Let $p>3$ be a prime number. Let $\sum \limits_{k=1}^{p-2}\frac{k}{(k+1)^2}=\frac{r}{s}$, where $r,s$ are some integers numbers. Prove that $r$ is divisible by $p$.
My work. Let $\sum \limits_{k=1}^{p-1}\frac{1}{k}=\frac{a}{(p-1)!}$. Then $\sum \limits_{k=1}^{p-1}\frac{1}{k}=\sum \limits_{k=1}^{\frac{p-1}{2}}\left(\frac{1}{k}+\frac{1}{p-k} \right)=\sum \limits_{k=1}^{\frac{p-1}{2}}\frac{p}{k(p-k)}$. Then $a$ is divisible by $p$. Let $\sum \limits_{k=1}^{p-1}\frac{1}{k^2}=\frac{b}{((p-1)!)^2}$. Then $\frac{r}{s}=\sum \limits_{k=1}^{p-2}\frac{k}{(k+1)^2}=\sum \limits_{k=1}^{p-2} \left( \frac{1}{k+1}-\frac{1}{(k+1)^2}\right)=\sum \limits_{k=1}^{p-1}\frac{1}{k}-\sum \limits_{k=1}^{p-1}\frac{1}{k^2}=\frac{a}{(p-1)!}-\frac{b}{((p-1)!)^2}=\frac{a(p-1)!-b}{((p-1)!)^2}$. Since $a$ is divisible by $p$, we need to prove that $b$ is divisible by $p$.

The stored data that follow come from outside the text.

cassie-mujoco-sim_amd/csrc/env_step_rows.inc:

```
        int r_ = lane;
        int rtype = -1, rid = 0, rsub = 0;
        int nefc = 0, nefc_before_contacts = 0;
        double rpos = 0, rmargin = 0, rR = 1.0, rK = 0, rB = 0, rimp = 1.0;
        const bool need_imu = lastsub || io.all_outputs_every_substep || (io.drive_mode && sub + 2 == nsub);
        const bool need_pos = lastsub || io.drive_mode || io.all_outputs_every_substep;
        const bool issens = lane < m->nsensor && need_pos;
        const int ls = issens ? lane : 0;
        SensorConsts sens_c;
        double ycol[NVP];
        double jvel = 0, jws = 0;
        const bool lastcol = !WIDE && lane == NROW - 1;
        for (int pass = 0; pass < (WIDE ? 2 : 1); ++pass) {
        if constexpr (WIDE) {
            if (pass == 1 && nefc <= NROW) break;
            r_ = NROW * pass + lane; rtype = -1; rid = 0; rsub = 0; nefc = 0; jvel = 0; jws = 0;
            rpos = 0; rmargin = 0; rR = 1.0; rK = 0; rB = 0; rimp = 1.0;
        }
        {
            const int neq = m->neq;
            const bool eact = lane < neq && m->eq_active[lane < neq ? lane : 0] != 0;
            const unsigned long long eall = neq >= 64 ? ~0ull : (1ull << neq) - 1;
            if (wv::ballot(eact) == eall && 3 * neq <= capr) {
                if (r_ < 3 * neq) { rtype = CM_CNSTR_EQUALITY; rid = r_ / 3; rsub = r_ - 3 * rid; }
                nefc = 3 * neq;
            } else
            for (int e = 0; e < neq; ++e) {
                if (!m->eq_active[e]) continue;
                if (nefc + 3 > capr) { warn |= WARN_CONSTRAINT_FULL; continue; }
                if (r_ >= nefc && r_ < nefc + 3) { rtype = CM_CNSTR_EQUALITY; rid = e; rsub = r_ - nefc; }
                nefc += 3;
            }
        }
        {
            for (unsigned long long any = lob | hib; any; any &= any - 1) {
                const int j = wv::popc64((any & (0ull - any)) - 1);
                for (int side = 0; side < 2; ++side) {
                    if (!(((side == 0 ? lob : hib) >> j) & 1ull)) continue;
                    if (nefc >= capr) { warn |= WARN_CONSTRAINT_FULL; continue; }
                    if (r_ == nefc) { rtype = CM_CNSTR_LIMIT_JOINT; rid = j; rsub = side; }
                    ++nefc;
                }
            }
        }
        nefc_before_contacts = nefc;
        const bool cpyr = lane < ncon && S.c_dim[lane < ncon ? lane : 0] == 3;
        if (wv::ballot(cpyr) == (ncon >= 64 ? ~0ull : (1ull << ncon) - 1) && nefc + 4 * ncon <= capr) {
            if (r_ >= nefc && r_ < nefc + 4 * ncon) { rtype = CM_CNSTR_CONTACT_PYRAMIDAL; rid = (r_ - nefc) >> 2; rsub = (r_ - nefc) & 3; }
            nefc += 4 * ncon;
        } else
        for (int c = 0; c < ncon; ++c) {
            const int dim = S.c_dim[c];
            if (dim != 1 && dim != 3) { warn |= WARN_UNSUPPORTED_PAIR; continue; }
            const int nrow = dim == 1 ? 1 : 2 * (dim - 1);
            if (nefc + nrow > capr) { warn |= WARN_CONSTRAINT_FULL; continue; }
            if (r_ >= nefc && r_ < nefc + nrow) {
                rtype = dim == 1 ? CM_CNSTR_CONTACT_FRICTIONLESS : CM_CNSTR_CONTACT_PYRAMIDAL;
                rid = c; rsub = r_ - nefc;
            }
            nefc += nrow;
        }

        CK_STAMP(25);
        double u3[3] = {0, 0, 0}, wp[3] = {0, 0, 0}, wm[3] = {0, 0, 0};
        unsigned long long maskp = 0, maskm = 0;
        int limdof = -1;
        double limsgn = 0, rdiag = 0, imp_pos = 0, rRscale = 1.0;
        double solref0 = 0.02, solref1 = 1, solimp[5] = {0.9, 0.95, 0.001, 0.5, 2};
        if (rtype == CM_CNSTR_EQUALITY) {
            if (rid != pf_eq) {
                pf_eb1 = m->eq_body1[rid]; pf_eb2 = m->eq_body2[rid]; pf_er1 = m->eq_root[rid][0]; pf_er2 = m->eq_root[rid][1];
            }
            maskp = m->eq_dofmask[rid][0]; maskm = m->eq_dofmask[rid][1];
            rdiag = P->eq_invweight[rid];
            solref0 = m->eq_solref[rid][0]; solref1 = m->eq_solref[rid][1];
            for (int i = 0; i < 5; ++i) solimp[i] = m->eq_solimp[rid][i];
            const int b1 = pf_eb1, b2 = pf_eb2;
            double l1[3] = {m->eq_data[rid][0], m->eq_data[rid][1], m->eq_data[rid][2]};
            double l2[3] = {m->eq_data[rid][3], m->eq_data[rid][4], m->eq_data[rid][5]};
            double a1[3], a2[3];
            mulmatvec3(a1, S.x.s.xmat[b1], l1);
            mulmatvec3(a2, S.x.s.xmat[b2], l2);
            for (int i = 0; i < 3; ++i) { a1[i] += S.x.s.xpos[b1][i]; a2[i] += S.x.s.xpos[b2][i]; }
            u3[0] = rsub == 0 ? 1.0 : 0.0; u3[1] = rsub == 1 ? 1.0 : 0.0; u3[2] = rsub == 2 ? 1.0 : 0.0;
            const double *c1 = S.com[pf_er1], *c2 = S.com[pf_er2];
            double o1[3] = {a1[0] - c1[0], a1[1] - c1[1], a1[2] - c1[2]};
            double o2[3] = {a2[0] - c2[0], a2[1] - c2[1], a2[2] - c2[2]};
            cross3(wp, o1, u3);
            cross3(wm, o2, u3);

            double res[3] = {a1[0] - a2[0], a1[1] - a2[1], a1[2] - a2[2]};
            rpos = rsub == 0 ? res[0] : (rsub == 1 ? res[1] : res[2]); rmargin = 0;
            imp_pos = sqrt(dot3(res, res));

        } else if (rtype == CM_CNSTR_LIMIT_JOINT) {
            const double q = S.qpos[m->jnt_qposadr[rid]];
            rpos = rsub == 0 ? q - m->jnt_range[rid][0] : m->jnt_range[rid][1] - q;
            rmargin = m->jnt_margin[rid];
            imp_pos = rpos;
            limdof = m->jnt_dofadr[rid];
            limsgn = rsub == 0 ? 1.0 : -1.0;
            rdiag = P->jnt_liminvweight[rid];
            solref0 = m->jnt_solref[rid][0]; solref1 = m->jnt_solref[rid][1];
            for (int i = 0; i < 5; ++i) solimp[i] = m->jnt_solimp[rid][i];
        } else if (rtype >= 0) {
            const int c = rid;
            const double *fr = S.c_frame[c];
            if (rtype == CM_CNSTR_CONTACT_PYRAMIDAL) {
                const int a = 1 + rsub / 2;
                const double mu = a <= 2 ? S.c_fri[c][0] : (a == 3 ? S.c_fri[c][1] : S.c_fri[c][2]);
                const double sg = (rsub & 1) ? -mu : mu;
                for (int i = 0; i < 3; ++i) u3[i] = fr[i] + sg * fr[3 * a + i];
                const double mu0 = S.c_fri[c][0];
                rRscale = 2 * mu0 * mu0;
            } else {
                for (int i = 0; i < 3; ++i) u3[i] = fr[i];
            }
            const double *c1 = S.com[S.c_root[c][0]], *c2 = S.com[S.c_root[c][1]];
            double o1[3] = {S.c_pos[c][0] - c1[0], S.c_pos[c][1] - c1[1], S.c_pos[c][2] - c1[2]};
            double o2[3] = {S.c_pos[c][0] - c2[0], S.c_pos[c][1] - c2[1], S.c_pos[c][2] - c2[2]};
            cross3(wp, o2, u3);
            cross3(wm, o1, u3);
            maskp = S.c_dofmask[c][1];
            maskm = S.c_dofmask[c][0];
            rpos = S.c_dist[c]; rmargin = S.c_margin[c]; imp_pos = rpos;
            const double tran = S.c_tran[c];
            const double mu_first = S.c_fri[c][0];
            rdiag = rtype == CM_CNSTR_CONTACT_PYRAMIDAL ? tran + mu_first * mu_first * tran : tran;
            solref0 = S.c_solref[c][0]; solref1 = S.c_solref[c][1];
            for (int i = 0; i < 5; ++i) solimp[i] = S.c_solimp[c][i];
        }
        CK_STAMP(26);
        if (rtype >= 0) {
            rimp = impedance(solimp, imp_pos, rmargin);
            rR = fmax(CM_MINVAL, (1 - rimp) * rdiag / rimp);
            if (rtype == CM_CNSTR_CONTACT_PYRAMIDAL) rR = fmax(CM_MINVAL, rRscale * rR);
            const double dmax = solimp[1];
            if (solref0 > 0) {
                double tc = solref0;
                if ((m->flags & CM_FLAG_REFSAFE) && tc < 2 * h) tc = 2 * h;
                rK = 1.0 / fmax(CM_MINVAL, dmax * dmax * tc * tc * solref1 * solref1);
                rB = 2.0 / fmax(CM_MINVAL, dmax * tc);
            } else {
                rK = -solref0 / fmax(CM_MINVAL, dmax * dmax);
                rB = -solref1 / fmax(CM_MINVAL, dmax);
            }
        }
        CK_STAMP(27);
        if constexpr (NW == 1) sens_c = request_sensor_consts(m, ls);
#pragma unroll
        for (int k0 = 0; k0 < NVP; k0 += 4) {
            double cc[4][6], qv[4], qw[4], qs[4];
#pragma unroll
            for (int kk = 0; kk < 4; ++kk) {
#pragma unroll
                for (int t = 0; t < 6; ++t) cc[kk][t] = S.cdof[k0 + kk][t];
                qv[kk] = S.qvel[k0 + kk]; qw[kk] = S.qacc_ws[k0 + kk];
                if constexpr (NW == 1) qs[kk] = S.qfrc_smooth[k0 + kk]; else qs[kk] = 0.0;
            }
            wv::sched_fence();
#pragma unroll
            for (int kk = 0; kk < 4; ++kk) {
                const int k = k0 + kk;
                double v = 0;
                if (TOPO::is_static ? k < TOPO::nv : k < nv) {
                    if (rtype >= 0) {
                        const double ul = u3[0] * cc[kk][3] + u3[1] * cc[kk][4] + u3[2] * cc[kk][5];
                        const double sp = bitf(maskp, k), sm = bitf(maskm, k);
                        v = sp * (ul + wp[0] * cc[kk][0] + wp[1] * cc[kk][1] + wp[2] * cc[kk][2]) -
                            sm * (ul + wm[0] * cc[kk][0] + wm[1] * cc[kk][1] + wm[2] * cc[kk][2]);
                        if (k == limdof) v = limsgn;
                        jvel += v * qv[kk];
                        jws += v * qw[kk];
                    } else if (lastcol) {
                        v = qs[kk];
                    }
                }
                ycol[k] = v;
            }
        }
        if constexpr (WIDE) {
            if (r_ < MAXR) {
#pragma unroll
                for (int k = 0; k < NVP; ++k) S.x.Yr[r_][k] = ycol[k];
                double *rt = S.x.rowt[r_];
                rt[0] = rR; rt[1] = rtype >= 0 ? -rB * jvel - rK * rimp * (rpos - rmargin) : 0.0; rt[2] = jws;
                rt[3] = rtype < 0 ? -1.0 : (rtype == CM_CNSTR_EQUALITY ? 0.0 : 1.0);
            }
            if (io.ext && pass == 0 && rtype == CM_CNSTR_EQUALITY && r_ < CM_MAXEQROW) {
                cm_ext_t *ex = io.ext + env;
                ex->eq_pos[r_] = rpos; ex->eq_id[r_] = rid;
#pragma unroll
                for (int k = 0; k < NVP; ++k) if (k < nv) ex->eq_J[r_][k] = ycol[k];
            }
        }
        }
        const int sb = NW == 1 ? sens_c.sb : 0;
        CK_STAMP(28);
        if constexpr (NW == 2) {
            if constexpr (WIDE) { if (lane == 0) S.x.turn[0] = nefc; }
            CK_STAMP(34); wv::block_barrier();
            if (lastcol) {
#pragma unroll
                for (int k = 0; k < NVP; ++k) ycol[k] = (TOPO::is_static ? k < TOPO::nv : k < nv) ? S.qfrc_smooth[k] : 0.0;
            }
        }
        const double raref = rtype >= 0 ? -rB * jvel - rK * rimp * (rpos - rmargin) : 0.0;

        int aslot = -1;
        if constexpr (NW == 1) aslot = sensors_before_solve(io, S, m, env, issens, ls, sens_c, need_imu, lastsub);
        CK_STAMP(29);
        if (io.xpos_out && isbody && lastsub) {
            for (int i = 0; i < 3; ++i) io.xpos_out[((size_t)env * io.sb + b) * 3 + i] = S.x.s.xpos[b][i];
            if (io.xquat_out) for (int i = 0; i < 4; ++i) io.xquat_out[((size_t)env * io.sb + b) * 4 + i] = S.x.s.xquat[b][i];
        }
        if (io.ext) {
            cm_ext_t *ex = io.ext + env;
            if (isbody) for (int i = 0; i < 6; ++i) ex->cvel[b][i] = S.x.s.cvel[b][i];
            if (isbody) for (int i = 0; i < 3; ++i) { ex->subtree_com[b][i] = S.com[broot > 0 ? broot : 0][i]; ex->xipos[b][i] = S.x.s.xipos[b][i]; }
            if (lane < m->nsite) {
                const int sb = m->site_bodyid[lane];
                double sp[3] = {m->site_pos[lane][0], m->site_pos[lane][1], m->site_pos[lane][2]};
                double sq[4] = {m->site_quat[lane][0], m->site_quat[lane][1], m->site_quat[lane][2], m->site_quat[lane][3]};
                double t[3], q[4], mm[9];
                mulmatvec3(t, S.x.s.xmat[sb], sp);
                for (int i = 0; i < 3; ++i) ex->site_xpos[lane][i] = t[i] + S.x.s.xpos[sb][i];
                mulquat(q, S.x.s.xquat[sb], sq);
                quat2mat(mm, q);
                for (int i = 0; i < 9; ++i) ex->site_xmat[lane][i] = mm[i];
            }
            if (isdof) for (int i = 0; i < 6; ++i) { ex->cdof[k_][i] = S.cdof[k_][i]; ex->cdof_dot[k_][i] = S.x.s.cdof_dot[k_][i]; }
            if (!WIDE && rtype == CM_CNSTR_EQUALITY && r_ < CM_MAXEQROW) {
                ex->eq_pos[r_] = rpos; ex->eq_id[r_] = rid;
#pragma unroll
                for (int k = 0; k < NVP; ++k) if (k < nv) ex->eq_J[r_][k] = ycol[k];
            }
            if (lane == 0) { int ne = 0; for (int e = 0; e < m->neq; ++e) if (m->eq_active[e] && ne + 3 <= capr) ne += 3; ex->ne = ne; }
            if (lane < ncon) {
                ex->con_geom1[lane] = m->geom_fullid[S.c_g1[lane]]; ex->con_geom2[lane] = m->geom_fullid[S.c_g2[lane]];
                ex->con_body1[lane] = m->geom_bodyid[S.c_g1[lane]]; ex->con_body2[lane] = m->geom_bodyid[S.c_g2[lane]];
                ex->con_dim[lane] = S.c_dim[lane]; ex->con_dist[lane] = S.c_dist[lane];
                for (int i = 0; i < 3; ++i) ex->con_pos[lane][i] = S.c_pos[lane][i];
                for (int i = 0; i < 9; ++i) ex->con_frame[lane][i] = S.c_frame[lane][i];
            }
        }
        int caddr = -1;
        const bool want_cfrc = io.body_cfrc && (sub == nsub - 1 || !io.integrate);
        if (io.ext || want_cfrc) {
            int acc = nefc_before_contacts;
            for (int c = 0; c < ncon; ++c) {
                const int dim = S.c_dim[c];
                if (dim != 1 && dim != 3) continue;
                const int nrow = dim == 1 ? 1 : 2 * (dim - 1);
                if (acc + nrow > capr) continue;
                if (c == lane) caddr = acc;
                acc += nrow;
            }
        }
        wv::sync();
        CK_STAMP(8);
```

Note that $$\sum_{k=1}^{p-2} \frac{k}{(k+1)^2} = \sum_{i=2}^{p-1} \frac{1}{i} - \frac{1}{i^2} = \sum_{i=1}^{p-1} \frac{1}{i} - \frac{ 1}{i^2}. $$
We work mod $p$.
Hence $ \sum \frac{1}{i} = \sum j = \frac{p(p-1)}{2} \equiv 0\pmod{p}$ for $ p > 2$.
Hence $\sum \frac{1}{i^2} = \sum j^2 = \frac{ p(p-1)(2p-1)}{6} \equiv 0 \pmod{p}$ for $p>3$.
Hence, $\sum_{k=1}^{p-2} \frac{k}{(k+1)^2} \equiv 0 \pmod{p}$, which means that the numerator is a multiple of $p$ for $p > 3$.
And yes, the equations generalize to higher powers. You just have to be careful with the denominator that appears in $\sum j^n$. By the method of differences, we know the denominator is factor of $(n+1)!$, hence the equation holds for $p > n+1$ (and possibly some other cases).